◆ **Goal of the exercise**: Report every line of the data where the string "return" appears.

Collection entries:
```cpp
#define WP_LDS 256
__device__ __forceinline__ void win_part_stage(const double* part, int q0, int q1, double* st) {
    for (int q = q0 + (int)threadIdx.x; q < q1 && q - q0 < WP_LDS; q += (int)blockDim.x) st[q - q0] = part[q];
}
__device__ __forceinline__ double win_part_sum(const double* part, int q0, int q1, const double* st) {
    double a = 0;
    const int n = q1 - q0;
    for (int q = 0; q < n && q < WP_LDS; q++) a += st[q];
    for (int q = WP_LDS; q < n; q++) a += part[q0 + q];
    return a;
}
__device__ __forceinline__ double win_cost_sum(const DevBatch& B, const WinRec& W, double* red, double* st ) {
    win_part_stage(B.p_cpart, W.fsb0, W.fsb1, st);
    win_part_stage(B.pr_cpart, W.pch0, W.pch1, st + WP_LDS);
    double a = 0;
    for (int i = W.gf0 + threadIdx.x; i < W.gf1; i += blockDim.x) a += B.g_cost[i];
    a = block_sum(a, red);
    return (win_part_sum(B.p_cpart, W.fsb0, W.fsb1, st) + win_part_sum(B.pr_cpart, W.pch0, W.pch1, st + WP_LDS)) + a;
}
__device__ __forceinline__ double win_x_norm(const DevBatch& B, const WinRec& W, const double* x, double* red) {
    double a = 0;
// ... 473 lines not shown
```

Baseline: 663,900 iterations/s.

## Pack frame-sum block metadata into records and hoist projection loads ahead of gating

Replaces the separate per-block arrays (window, obs start, foff0, out0) with one packed 8-int record per frame-sum block, read as two int4 loads that also carry the observation count and frame count. The per-observation loads (indices, uv, state vector, perm rank, frame offsets) are all issued up front in a ProjBlk loader before the gate check, which shortens the chain of dependent memory loads. It also adds a minimum-occupancy launch bound on the projection eval kernel and optional timing stamps behind a profile macro. In exchange, blocks that end up gated off still issue their speculative loads, and the occupancy hint may force register spills.

Result: faster. 677,200 iterations/s (median of 6 runs) (+2.0%).

```diff
diff --git a/rtk_visual_inertial_navigation_amd/csrc/swf_dev.h b/rtk_visual_inertial_navigation_amd/csrc/swf_dev.h
--- a/rtk_visual_inertial_navigation_amd/csrc/swf_dev.h
+++ b/rtk_visual_inertial_navigation_amd/csrc/swf_dev.h
@@ -112,7 +112,7 @@
     const double* p_uv;
     double* p_r; double* p_Jp; double* p_Jl;
     double* p_cpart; double* p_apart;
-    int n_fsb; const int* fsb_win; const int* fsb_obs0; const int* fsb_perm; const int* fsb_foff; const int* fsb_foff0; const int* fsb_out0;
+    int n_fsb; const int* fsb_rec; const int* fsb_perm; const int* fsb_foff;
     double* fs_part;
     double* jsc;
     int n_lm;
diff --git a/rtk_visual_inertial_navigation_amd/csrc/swf_engine.hip b/rtk_visual_inertial_navigation_amd/csrc/swf_engine.hip
--- a/rtk_visual_inertial_navigation_amd/csrc/swf_engine.hip
+++ b/rtk_visual_inertial_navigation_amd/csrc/swf_engine.hip
@@ -944,7 +944,16 @@
     PUT(fr_obs0, B.fr_obs0); PUT(fr_obs, B.fr_obs); PUT(fr_red, B.fr_red);
     D.n_fsb = (int)B.fsb_win.size();
     B.fsb_obs0.push_back(D.n_proj); B.fsb_perm.resize((size_t)D.n_proj + 1, 0);
-    PUT(fsb_win, B.fsb_win); PUT(fsb_obs0, B.fsb_obs0); PUT(fsb_perm, B.fsb_perm); PUT(fsb_foff, B.fsb_foff); PUT(fsb_foff0, B.fsb_foff0); PUT(fsb_out0, B.fsb_out0);
+    {
+        std::vector<int> rec((size_t)8 * std::max(D.n_fsb, 1), 0);
+        for (int k = 0; k < D.n_fsb; k++) {
+            int* r = rec.data() + (size_t)8 * k;
+            r[0] = B.fsb_win[(size_t)k]; r[1] = B.fsb_obs0[(size_t)k]; r[2] = B.fsb_obs0[(size_t)k + 1] - B.fsb_obs0[(size_t)k];
+            r[3] = B.fsb_foff0[(size_t)k]; r[4] = B.fsb_out0[(size_t)k]; r[5] = B.win[(size_t)r[0]].nF;
+        }
+        PUT(fsb_rec, rec);
+    }
+    PUT(fsb_perm, B.fsb_perm); PUT(fsb_foff, B.fsb_foff);
     rc |= P.zeros((size_t)B.fs_tot * FS_VAL, &D.fs_part);
     rc |= P.zeros((size_t)std::max<long long>(B.n_loc, 1), &D.jsc);
     D.n_gf = (int)B.gf.size();
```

◆ **Answer to the problem**:
    return a;
    return (win_part_sum(B.p_cpart, W.fsb0, W.fsb1, st) + win_part_sum(B.pr_cpart, W.pch0, W.pch1, st + WP_LDS)) + a;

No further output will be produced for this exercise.